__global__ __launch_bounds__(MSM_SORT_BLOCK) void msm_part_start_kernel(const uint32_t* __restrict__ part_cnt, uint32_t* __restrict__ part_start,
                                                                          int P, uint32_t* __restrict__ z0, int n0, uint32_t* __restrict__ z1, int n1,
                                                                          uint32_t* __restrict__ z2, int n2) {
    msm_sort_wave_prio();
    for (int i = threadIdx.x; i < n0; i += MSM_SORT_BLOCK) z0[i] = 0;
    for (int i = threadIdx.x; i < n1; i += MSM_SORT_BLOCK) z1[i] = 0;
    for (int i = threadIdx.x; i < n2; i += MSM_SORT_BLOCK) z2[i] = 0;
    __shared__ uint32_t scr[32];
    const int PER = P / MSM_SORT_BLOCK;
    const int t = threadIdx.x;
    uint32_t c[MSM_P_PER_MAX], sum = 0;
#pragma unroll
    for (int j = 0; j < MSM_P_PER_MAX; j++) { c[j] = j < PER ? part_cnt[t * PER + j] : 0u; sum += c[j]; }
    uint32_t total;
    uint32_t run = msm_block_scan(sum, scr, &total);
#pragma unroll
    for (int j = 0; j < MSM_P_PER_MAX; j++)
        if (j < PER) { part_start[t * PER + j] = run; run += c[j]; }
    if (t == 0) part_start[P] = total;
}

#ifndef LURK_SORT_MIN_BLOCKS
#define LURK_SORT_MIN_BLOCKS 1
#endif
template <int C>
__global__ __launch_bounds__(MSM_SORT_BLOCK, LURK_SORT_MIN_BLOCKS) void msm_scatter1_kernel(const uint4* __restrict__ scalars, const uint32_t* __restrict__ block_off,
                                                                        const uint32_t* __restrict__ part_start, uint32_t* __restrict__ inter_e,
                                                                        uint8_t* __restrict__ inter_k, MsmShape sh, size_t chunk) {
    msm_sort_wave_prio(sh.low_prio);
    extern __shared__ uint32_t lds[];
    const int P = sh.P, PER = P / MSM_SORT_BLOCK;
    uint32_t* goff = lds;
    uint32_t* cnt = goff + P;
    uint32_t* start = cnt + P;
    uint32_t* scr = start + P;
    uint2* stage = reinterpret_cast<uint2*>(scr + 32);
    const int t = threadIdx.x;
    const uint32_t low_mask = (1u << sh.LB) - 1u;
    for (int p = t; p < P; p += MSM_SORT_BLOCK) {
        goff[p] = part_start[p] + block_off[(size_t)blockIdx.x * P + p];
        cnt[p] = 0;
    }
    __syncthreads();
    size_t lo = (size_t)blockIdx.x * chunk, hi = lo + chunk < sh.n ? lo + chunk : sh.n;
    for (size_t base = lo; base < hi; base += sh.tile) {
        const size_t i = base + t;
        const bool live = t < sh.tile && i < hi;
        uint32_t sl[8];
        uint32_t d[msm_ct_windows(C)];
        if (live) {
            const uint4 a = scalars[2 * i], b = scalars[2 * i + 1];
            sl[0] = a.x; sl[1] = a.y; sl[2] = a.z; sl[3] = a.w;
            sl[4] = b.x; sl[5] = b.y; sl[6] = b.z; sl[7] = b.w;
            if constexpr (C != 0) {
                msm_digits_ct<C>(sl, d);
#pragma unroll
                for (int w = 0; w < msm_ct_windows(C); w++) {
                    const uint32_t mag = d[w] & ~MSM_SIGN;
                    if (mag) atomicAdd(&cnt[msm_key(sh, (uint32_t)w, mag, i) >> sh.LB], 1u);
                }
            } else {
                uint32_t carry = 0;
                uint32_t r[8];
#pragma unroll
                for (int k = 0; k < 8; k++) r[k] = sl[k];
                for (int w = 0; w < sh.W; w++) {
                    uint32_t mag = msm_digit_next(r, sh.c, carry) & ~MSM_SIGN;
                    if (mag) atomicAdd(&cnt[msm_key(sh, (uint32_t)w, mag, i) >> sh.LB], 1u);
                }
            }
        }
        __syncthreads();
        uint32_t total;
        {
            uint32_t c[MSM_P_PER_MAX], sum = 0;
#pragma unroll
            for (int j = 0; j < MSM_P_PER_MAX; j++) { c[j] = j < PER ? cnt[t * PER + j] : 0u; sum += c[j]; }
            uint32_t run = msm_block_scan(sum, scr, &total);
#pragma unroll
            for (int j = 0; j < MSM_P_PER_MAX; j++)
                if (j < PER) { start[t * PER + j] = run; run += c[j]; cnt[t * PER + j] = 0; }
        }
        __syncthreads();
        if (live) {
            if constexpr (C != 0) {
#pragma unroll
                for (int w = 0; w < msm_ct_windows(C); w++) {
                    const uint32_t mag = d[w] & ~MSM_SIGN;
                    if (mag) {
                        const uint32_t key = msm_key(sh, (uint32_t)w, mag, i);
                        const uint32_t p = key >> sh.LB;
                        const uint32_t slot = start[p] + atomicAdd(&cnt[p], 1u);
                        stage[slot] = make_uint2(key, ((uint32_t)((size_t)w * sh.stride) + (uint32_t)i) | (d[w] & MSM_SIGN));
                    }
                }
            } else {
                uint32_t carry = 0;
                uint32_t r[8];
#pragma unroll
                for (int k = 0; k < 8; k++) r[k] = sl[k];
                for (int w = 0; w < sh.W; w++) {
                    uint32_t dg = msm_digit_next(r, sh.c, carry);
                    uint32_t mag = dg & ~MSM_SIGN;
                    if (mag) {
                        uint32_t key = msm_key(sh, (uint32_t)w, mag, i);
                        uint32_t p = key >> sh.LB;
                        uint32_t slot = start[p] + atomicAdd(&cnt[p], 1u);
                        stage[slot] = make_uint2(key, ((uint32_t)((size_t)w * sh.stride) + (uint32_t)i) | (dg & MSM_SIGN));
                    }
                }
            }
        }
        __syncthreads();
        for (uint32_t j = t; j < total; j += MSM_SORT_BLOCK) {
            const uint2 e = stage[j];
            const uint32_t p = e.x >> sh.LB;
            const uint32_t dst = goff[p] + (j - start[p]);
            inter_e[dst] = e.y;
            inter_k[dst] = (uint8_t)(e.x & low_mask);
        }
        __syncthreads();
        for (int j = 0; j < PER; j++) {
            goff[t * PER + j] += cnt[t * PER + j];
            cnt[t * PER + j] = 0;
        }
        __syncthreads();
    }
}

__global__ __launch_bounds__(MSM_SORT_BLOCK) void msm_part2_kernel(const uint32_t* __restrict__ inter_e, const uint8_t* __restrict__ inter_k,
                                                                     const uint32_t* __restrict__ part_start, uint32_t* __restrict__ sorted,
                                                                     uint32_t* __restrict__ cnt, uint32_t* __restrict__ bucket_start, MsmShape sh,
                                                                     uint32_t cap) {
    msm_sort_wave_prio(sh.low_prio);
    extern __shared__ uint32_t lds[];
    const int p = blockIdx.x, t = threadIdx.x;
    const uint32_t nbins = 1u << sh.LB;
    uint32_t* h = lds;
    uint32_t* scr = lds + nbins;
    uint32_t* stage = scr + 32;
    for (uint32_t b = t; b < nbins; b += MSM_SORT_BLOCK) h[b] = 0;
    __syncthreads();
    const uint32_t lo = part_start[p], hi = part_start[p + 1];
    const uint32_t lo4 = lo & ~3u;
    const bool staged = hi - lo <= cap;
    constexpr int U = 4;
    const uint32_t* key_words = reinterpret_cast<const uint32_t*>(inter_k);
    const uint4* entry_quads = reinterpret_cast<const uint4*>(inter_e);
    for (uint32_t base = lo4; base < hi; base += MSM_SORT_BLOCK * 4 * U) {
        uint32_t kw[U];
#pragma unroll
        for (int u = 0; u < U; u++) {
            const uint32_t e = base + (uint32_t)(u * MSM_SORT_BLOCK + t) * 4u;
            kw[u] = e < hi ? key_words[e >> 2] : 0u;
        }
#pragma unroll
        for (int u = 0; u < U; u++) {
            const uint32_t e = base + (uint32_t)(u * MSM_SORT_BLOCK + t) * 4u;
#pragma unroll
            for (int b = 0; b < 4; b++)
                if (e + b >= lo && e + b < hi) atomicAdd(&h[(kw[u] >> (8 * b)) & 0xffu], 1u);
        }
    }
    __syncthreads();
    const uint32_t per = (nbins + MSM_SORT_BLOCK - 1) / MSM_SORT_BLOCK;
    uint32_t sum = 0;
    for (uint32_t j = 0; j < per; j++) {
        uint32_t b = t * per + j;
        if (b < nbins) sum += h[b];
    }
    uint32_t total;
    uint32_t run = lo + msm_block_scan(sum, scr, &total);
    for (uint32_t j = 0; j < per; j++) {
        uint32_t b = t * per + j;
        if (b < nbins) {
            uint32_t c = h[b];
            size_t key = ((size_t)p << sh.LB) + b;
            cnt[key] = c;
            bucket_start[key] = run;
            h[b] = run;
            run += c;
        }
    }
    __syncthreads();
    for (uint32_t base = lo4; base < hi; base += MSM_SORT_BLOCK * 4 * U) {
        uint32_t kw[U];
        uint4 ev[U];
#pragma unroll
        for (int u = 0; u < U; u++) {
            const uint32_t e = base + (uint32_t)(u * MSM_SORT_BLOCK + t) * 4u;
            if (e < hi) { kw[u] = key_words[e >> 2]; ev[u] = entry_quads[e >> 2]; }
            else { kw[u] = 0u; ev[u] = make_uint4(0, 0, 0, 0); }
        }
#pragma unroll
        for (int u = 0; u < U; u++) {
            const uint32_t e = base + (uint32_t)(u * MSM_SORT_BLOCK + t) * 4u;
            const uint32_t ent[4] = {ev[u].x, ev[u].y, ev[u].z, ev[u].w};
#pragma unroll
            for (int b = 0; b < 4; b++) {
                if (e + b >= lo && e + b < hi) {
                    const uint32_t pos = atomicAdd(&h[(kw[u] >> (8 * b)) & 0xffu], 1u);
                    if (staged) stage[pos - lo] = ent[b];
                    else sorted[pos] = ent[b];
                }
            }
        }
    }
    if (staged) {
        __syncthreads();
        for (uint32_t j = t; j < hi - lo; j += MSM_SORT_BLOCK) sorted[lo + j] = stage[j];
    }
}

*What you will do:* Could you give the number of lines in the entries that contain the string "void"? Only the number, please.

*Task result:* 3